> **Assigned task**:
Scan the records for lines holding "only". Say how many there are and give nothing else.

Source data Block Start

# jianhao2016/AllSet

Measured on AMD Instinct MI355X. Metric: edges*d aggregated / sec (V->E->V layer fwd+bwd), higher is better.
Workload: dtype f32

## Files before the change

allset_amd/_lib.py:

```python
from __future__ import annotations

import ctypes
import os
from ctypes import c_char_p, c_float, c_int, c_int64, c_size_t, c_uint64, c_void_p, POINTER

import torch

LIB_PATH = os.path.join(os.path.dirname(os.path.abspath(__file__)), "liballset_hip.so")
ABI_VERSION = 15
CORE_ABI_VERSION = 1

SUM, MEAN, MAX, MIN = 0, 1, 2, 3
F32, BF16 = 0, 1
REDUCE_AS_TREE = 0x100
PACK_PITCH_DW, PACK_CAP = 64, 60
ARITH_AUTO, ARITH_BF16X6, ARITH_FP16X3 = 0, 1, 2
ACT_NONE, ACT_RELU, ACT_ELU = 0, 1, 2
REDUCE_CODES = {"add": SUM, "sum": SUM, "mean": MEAN, "max": MAX, "min": MIN}

_P = c_void_p
SIGNATURES = {
    "allset_version": [],
    "allset_core_version": [],
    "allset_csr_build_workspace_bytes": [c_int64, c_int64, POINTER(c_size_t)],
# ... 250 lines not shown
    "allset_spgemm_bool_fill": [_P, _P, _P, _P, c_int64, c_int64, c_int64, _P, c_int64, _P, _P, c_size_t, _P],
    "allset_loo_supported": [c_int64],
    "allset_loo_long_threshold": [],
    "allset_loo_rows": [_P, _P, _P, c_int64, _P, _P, _P, c_int64, _P, c_int64, c_int64, c_int64, c_int64, c_int64, _P],
    "allset_loo_softmax_supported": [c_int64, c_int64],
    "allset_loo_softmax_fwd": [_P, _P, _P, _P, c_int64, c_float, _P, c_int64, _P, _P, c_int64, c_int64, c_int64, c_int64, c_int64,
                               c_int64, _P],
    "allset_loo_softmax_bwd": [_P, _P, _P, _P, c_int64, c_float, _P, c_int64, _P, _P, c_int64, _P, _P, c_int64, _P, _P, _P, c_int64,
                               c_int64, c_int64, c_int64, c_int64, c_int64, _P],
    "allset_scan_rows_supported": [c_int64],
    "allset_scan_rows": [_P, _P, _P, c_int64, _P, _P, c_int64, _P, c_int64, c_int, c_int64, c_int64, c_int64, c_int64, _P],
    "allset_scan_collect": [_P, _P, _P, c_int64, _P, _P, c_int64, _P, _P, c_int, c_float, c_uint64, _P, _P, c_int64, c_int64, c_int64,
                            c_int64, c_int64, _P],
    "allset_pack_rows_f32": [_P, c_int64, _P, c_int64, c_int64, _P],
    "allset_segreduce_packed_fwd": [c_int, _P, _P, _P, _P, _P, c_int64, _P, c_int64, c_int64, c_int64, c_int64, _P],
}
EXPORTED_SYMBOLS = sorted(list(SIGNATURES) + ["allset_last_error"])


class AllSetHipError(RuntimeError):
    pass


_lib = None


def load() -> ctypes.CDLL:
    global _lib
    if _lib is not None:
        return _lib
# ... 71 lines not shown
```

allset_amd/csrc/fused_fwd2.hip:

```cpp
#include <stdlib.h>

#include "common.h"
#include "mfma.h"

namespace allset {

constexpr int kF2Block = 768;
constexpr int kF2Rows = 32;
constexpr int kF2VWaves = 8;
constexpr int kF2Sets = 4;

#ifdef ALLSET_ABL5_NOBAR
#define ALLSET_TICK() ALLSET_TICK_NO_BARRIER()
#else
#define ALLSET_TICK() ALLSET_TICK_BARRIER()
#endif

template <bool HAS_LN, bool DROP_IN, bool DROP_OUT, bool D8, bool F16, int XM = 0, bool AUX = false>
__global__ __launch_bounds__(kF2Block) void fused_linear_fwd_roles_kernel(
    const float* __restrict__ x, int64_t ldx, const float* __restrict__ gamma, const float* __restrict__ beta, float eps,
    int relu_in, float p_in, uint64_t seed_in, const float* __restrict__ W, const float* __restrict__ bias, int relu_out,
    float p_out, uint64_t seed_out, float* __restrict__ y, int64_t ldy, float* __restrict__ stats, int64_t n,
    const uint64_t* __restrict__ seed_base, uint32_t* __restrict__ mask_out, int64_t xcb, int64_t ycb, float ln_inv,
    const float* __restrict__ colb = nullptr, float* __restrict__ uo = nullptr, int64_t lduo = 0,
    const float* __restrict__ res = nullptr, int64_t ldres = 0, int relu_post = 0,
    const float* __restrict__ aux_w = nullptr, const float* __restrict__ aux_b = nullptr, float* __restrict__ aux_out = nullptr) {
  static_assert(!AUX || (XM == 0 && !DROP_IN && !HAS_LN), "auxiliary columns: the plain prologue only (behind a LayerNorm the fp16x3 form folds 2^Su into gamma / beta)");
  static_assert(XM == 0 || F16, "the tail modes are built on the fp16x3 arithmetic only");
  static_assert(XM != 1 || (HAS_LN && !DROP_IN && !DROP_OUT), "mode 1: LayerNorm prologue, no dropout");
  static_assert(XM != 2 || (!HAS_LN && !DROP_IN), "mode 2: plain operand, LayerNorm in the epilogue");
  constexpr bool ROWSC = F16 && !HAS_LN;
  constexpr bool AFF = HAS_LN || XM == 2;
  constexpr int KD = 128, ND = 128;
  constexpr int R = kF2Rows;
  constexpr int PLANE = R * 256;
  constexpr int IMG = 3 * PLANE;
  constexpr int SPY = 132;
  __shared__ __attribute__((aligned(16))) uint8_t sX[2 * IMG];
  __shared__ __attribute__((aligned(16))) float sY[2 * R * SPY];
  __shared__ __attribute__((aligned(16))) float sG[KD];
  __shared__ __attribute__((aligned(16))) float sB[KD];
  __shared__ __attribute__((aligned(16))) float sBias[ND];
  seed_in = resolve_seed(seed_base, seed_in);
// ... 240 lines not shown
          if (relu_post) { o.x = fmaxf(o.x, 0.f); o.y = fmaxf(o.y, 0.f); o.z = fmaxf(o.z, 0.f); o.w = fmaxf(o.w, 0.f); }
          if constexpr (DROP_OUT) {
            const float4 kp = keep4(seed_out, stage, hb, thr_out, keep_out);
            o.x *= kp.x; o.y *= kp.y; o.z *= kp.z; o.w *= kp.w;
          }
          if (live) *reinterpret_cast<float4*>(yb + hb * dhy + yo) = o;
        }
      }
#pragma unroll
      for (int hb = 0; hb < 2; ++hb) {
        float4 v = vv[hb];
        if constexpr (DROP_OUT && XM != 2) {
          const float4 kp = keep4(seed_out, stage, hb, thr_out, keep_out);
          v.x *= kp.x; v.y *= kp.y; v.z *= kp.z; v.w *= kp.w;
        }
#ifdef ALLSET_ABL5_NOSTORE
        if (live && v.x == 123.456f)
#else
        if (live && XM != 2)
#endif
          *reinterpret_cast<float4*>(yb + hb * dhy + yo) = v;
        if (mask_out != nullptr) {
          const uint64_t b0 = __ballot(v.x > 0.f), b1 = __ballot(v.y > 0.f), b2 = __ballot(v.z > 0.f), b3 = __ballot(v.w > 0.f);
          const int sh = 8 * (lane0 & 7);
          const uint32_t word = static_cast<uint32_t>((b0 >> sh) & 0xffu) | (static_cast<uint32_t>((b1 >> sh) & 0xffu) << 8) |
                                (static_cast<uint32_t>((b2 >> sh) & 0xffu) << 16) | (static_cast<uint32_t>((b3 >> sh) & 0xffu) << 24);
          if (lane0 < 8 && 16 * (wave >> 2) < nrows)
            mask_out[((stage * (R / 16) + (wave >> 2)) * (ND / 64) + hb) * 32 + (wave & 3) * 8 + lane0] = word;
        }
      }
      if constexpr (XM == 2) {
        __builtin_amdgcn_sched_barrier(0);
        request_res(k + 1);
        __builtin_amdgcn_sched_barrier(0);
      }
    };

    static_assert(kF2Sets == 4, "the trip below is written for four register sets");
#pragma unroll
    for (int q = 0; q < kF2Sets; ++q) request_x(q, xrS[q]);
    request_res(0);
    S0(0, xrS[0]);
    ALLSET_TICK();
// ... 199 lines not shown
    case 3: ALLSET_F2_K(false, true, true); break;
    case 4: ALLSET_F2_K(true, false, false); break;
    case 5: ALLSET_F2_K(true, false, true); break;
    case 6: ALLSET_F2_K(true, true, false); break;
    default: ALLSET_F2_K(true, true, true); break;
  }
#undef ALLSET_F2_K
#undef ALLSET_F2_KD
#undef ALLSET_F2_KE
  return 0;
}
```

Source data Block End

> **Written response**:
2